◆ **Stored entries**:
# # #
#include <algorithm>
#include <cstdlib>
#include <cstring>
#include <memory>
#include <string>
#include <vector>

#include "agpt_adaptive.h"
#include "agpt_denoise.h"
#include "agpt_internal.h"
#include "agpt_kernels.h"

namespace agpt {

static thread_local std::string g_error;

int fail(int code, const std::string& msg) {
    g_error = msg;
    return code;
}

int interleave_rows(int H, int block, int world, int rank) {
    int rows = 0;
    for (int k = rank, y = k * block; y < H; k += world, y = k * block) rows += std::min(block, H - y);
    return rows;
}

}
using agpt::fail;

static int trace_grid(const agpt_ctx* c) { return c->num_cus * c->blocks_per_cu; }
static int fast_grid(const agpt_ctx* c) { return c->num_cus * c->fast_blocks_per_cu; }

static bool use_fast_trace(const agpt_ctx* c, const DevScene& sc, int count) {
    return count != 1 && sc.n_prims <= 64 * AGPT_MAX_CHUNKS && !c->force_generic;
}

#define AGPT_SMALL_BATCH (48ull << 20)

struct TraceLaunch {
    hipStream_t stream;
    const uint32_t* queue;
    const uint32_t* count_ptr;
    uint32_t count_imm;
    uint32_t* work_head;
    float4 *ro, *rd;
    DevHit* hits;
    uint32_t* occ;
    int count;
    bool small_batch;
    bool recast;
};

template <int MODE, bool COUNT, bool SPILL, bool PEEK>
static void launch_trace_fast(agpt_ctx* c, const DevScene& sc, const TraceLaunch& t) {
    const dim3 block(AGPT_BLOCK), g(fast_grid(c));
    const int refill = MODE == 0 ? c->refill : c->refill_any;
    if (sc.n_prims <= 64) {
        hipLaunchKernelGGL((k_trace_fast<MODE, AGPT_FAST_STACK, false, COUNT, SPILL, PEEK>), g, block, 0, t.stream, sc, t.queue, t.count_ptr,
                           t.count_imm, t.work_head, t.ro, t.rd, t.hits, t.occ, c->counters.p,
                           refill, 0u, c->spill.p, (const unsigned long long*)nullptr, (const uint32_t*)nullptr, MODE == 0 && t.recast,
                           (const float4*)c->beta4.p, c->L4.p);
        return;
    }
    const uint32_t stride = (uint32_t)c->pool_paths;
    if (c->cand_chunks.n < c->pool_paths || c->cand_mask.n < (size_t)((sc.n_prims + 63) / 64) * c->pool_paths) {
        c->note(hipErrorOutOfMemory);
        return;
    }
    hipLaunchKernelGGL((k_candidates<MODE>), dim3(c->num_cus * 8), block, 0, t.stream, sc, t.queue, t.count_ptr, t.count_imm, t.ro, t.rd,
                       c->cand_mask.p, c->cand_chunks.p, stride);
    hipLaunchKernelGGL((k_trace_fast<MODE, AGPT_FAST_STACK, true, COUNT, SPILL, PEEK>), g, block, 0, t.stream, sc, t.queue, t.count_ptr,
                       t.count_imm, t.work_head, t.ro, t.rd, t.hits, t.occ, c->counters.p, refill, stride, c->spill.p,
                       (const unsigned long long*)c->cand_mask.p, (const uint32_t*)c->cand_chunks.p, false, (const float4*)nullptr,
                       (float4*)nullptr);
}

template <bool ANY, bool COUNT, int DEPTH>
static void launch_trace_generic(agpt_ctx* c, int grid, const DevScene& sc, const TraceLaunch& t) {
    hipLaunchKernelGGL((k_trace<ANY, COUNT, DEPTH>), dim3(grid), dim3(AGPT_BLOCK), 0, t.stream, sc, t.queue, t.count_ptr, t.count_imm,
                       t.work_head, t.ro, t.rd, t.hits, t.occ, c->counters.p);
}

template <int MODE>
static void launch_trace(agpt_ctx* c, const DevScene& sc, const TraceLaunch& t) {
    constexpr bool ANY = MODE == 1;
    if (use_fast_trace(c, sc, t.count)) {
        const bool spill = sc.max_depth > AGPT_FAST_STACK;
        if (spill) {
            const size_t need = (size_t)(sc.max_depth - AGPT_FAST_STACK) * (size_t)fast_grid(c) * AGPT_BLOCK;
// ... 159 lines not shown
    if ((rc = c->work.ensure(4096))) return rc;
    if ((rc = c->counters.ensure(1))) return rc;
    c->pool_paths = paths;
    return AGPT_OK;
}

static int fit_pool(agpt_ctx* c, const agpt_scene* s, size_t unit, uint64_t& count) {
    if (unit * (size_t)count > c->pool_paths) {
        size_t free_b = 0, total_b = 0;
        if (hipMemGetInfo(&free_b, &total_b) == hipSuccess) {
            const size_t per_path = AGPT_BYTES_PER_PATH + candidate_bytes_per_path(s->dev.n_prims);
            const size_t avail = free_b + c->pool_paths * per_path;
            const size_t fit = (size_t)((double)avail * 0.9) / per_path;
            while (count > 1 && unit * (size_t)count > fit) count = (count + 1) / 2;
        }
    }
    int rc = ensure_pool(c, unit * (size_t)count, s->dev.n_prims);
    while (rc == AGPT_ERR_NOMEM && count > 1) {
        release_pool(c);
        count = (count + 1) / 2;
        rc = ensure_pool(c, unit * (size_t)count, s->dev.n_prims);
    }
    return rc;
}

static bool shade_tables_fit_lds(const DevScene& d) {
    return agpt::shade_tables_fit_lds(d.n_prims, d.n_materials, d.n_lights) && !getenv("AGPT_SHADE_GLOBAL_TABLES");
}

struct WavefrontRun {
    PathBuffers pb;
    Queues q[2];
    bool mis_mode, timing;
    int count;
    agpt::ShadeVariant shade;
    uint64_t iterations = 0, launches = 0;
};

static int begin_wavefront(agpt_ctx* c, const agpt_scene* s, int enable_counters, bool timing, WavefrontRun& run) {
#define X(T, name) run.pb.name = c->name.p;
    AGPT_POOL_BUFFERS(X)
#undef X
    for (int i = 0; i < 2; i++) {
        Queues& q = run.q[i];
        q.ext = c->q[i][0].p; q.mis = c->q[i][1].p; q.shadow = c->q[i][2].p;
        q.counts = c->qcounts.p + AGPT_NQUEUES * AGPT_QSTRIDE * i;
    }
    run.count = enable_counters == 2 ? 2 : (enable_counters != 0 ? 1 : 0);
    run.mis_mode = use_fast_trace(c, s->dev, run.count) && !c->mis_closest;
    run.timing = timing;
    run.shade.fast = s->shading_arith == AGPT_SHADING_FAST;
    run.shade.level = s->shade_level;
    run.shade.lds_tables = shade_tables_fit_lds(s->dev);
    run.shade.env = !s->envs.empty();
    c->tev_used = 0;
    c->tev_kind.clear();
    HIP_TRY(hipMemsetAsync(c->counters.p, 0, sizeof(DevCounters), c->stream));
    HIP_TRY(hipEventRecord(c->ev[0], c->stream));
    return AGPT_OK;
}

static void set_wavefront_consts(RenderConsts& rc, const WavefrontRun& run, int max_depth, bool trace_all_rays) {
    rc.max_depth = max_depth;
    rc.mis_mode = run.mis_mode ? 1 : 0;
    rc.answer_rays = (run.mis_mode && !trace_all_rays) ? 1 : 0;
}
# # #
◆ **EXERCISE INSTRUCTIONS**: Repeat only the lines above, from the first line of the entries through the line that contains "static void launch_trace_fast(agpt_ctx*", including both ends.

◆ **SOLUTION**:
#include <algorithm>
#include <cstdlib>
#include <cstring>
#include <memory>
#include <string>
#include <vector>

#include "agpt_adaptive.h"
#include "agpt_denoise.h"
#include "agpt_internal.h"
#include "agpt_kernels.h"

namespace agpt {

static thread_local std::string g_error;

int fail(int code, const std::string& msg) {
    g_error = msg;
    return code;
}

int interleave_rows(int H, int block, int world, int rank) {
    int rows = 0;
    for (int k = rank, y = k * block; y < H; k += world, y = k * block) rows += std::min(block, H - y);
    return rows;
}

}
using agpt::fail;

static int trace_grid(const agpt_ctx* c) { return c->num_cus * c->blocks_per_cu; }
static int fast_grid(const agpt_ctx* c) { return c->num_cus * c->fast_blocks_per_cu; }

static bool use_fast_trace(const agpt_ctx* c, const DevScene& sc, int count) {
    return count != 1 && sc.n_prims <= 64 * AGPT_MAX_CHUNKS && !c->force_generic;
}

#define AGPT_SMALL_BATCH (48ull << 20)

struct TraceLaunch {
    hipStream_t stream;
    const uint32_t* queue;
    const uint32_t* count_ptr;
    uint32_t count_imm;
    uint32_t* work_head;
    float4 *ro, *rd;
    DevHit* hits;
    uint32_t* occ;
    int count;
    bool small_batch;
    bool recast;
};

template <int MODE, bool COUNT, bool SPILL, bool PEEK>
static void launch_trace_fast(agpt_ctx* c, const DevScene& sc, const TraceLaunch& t) {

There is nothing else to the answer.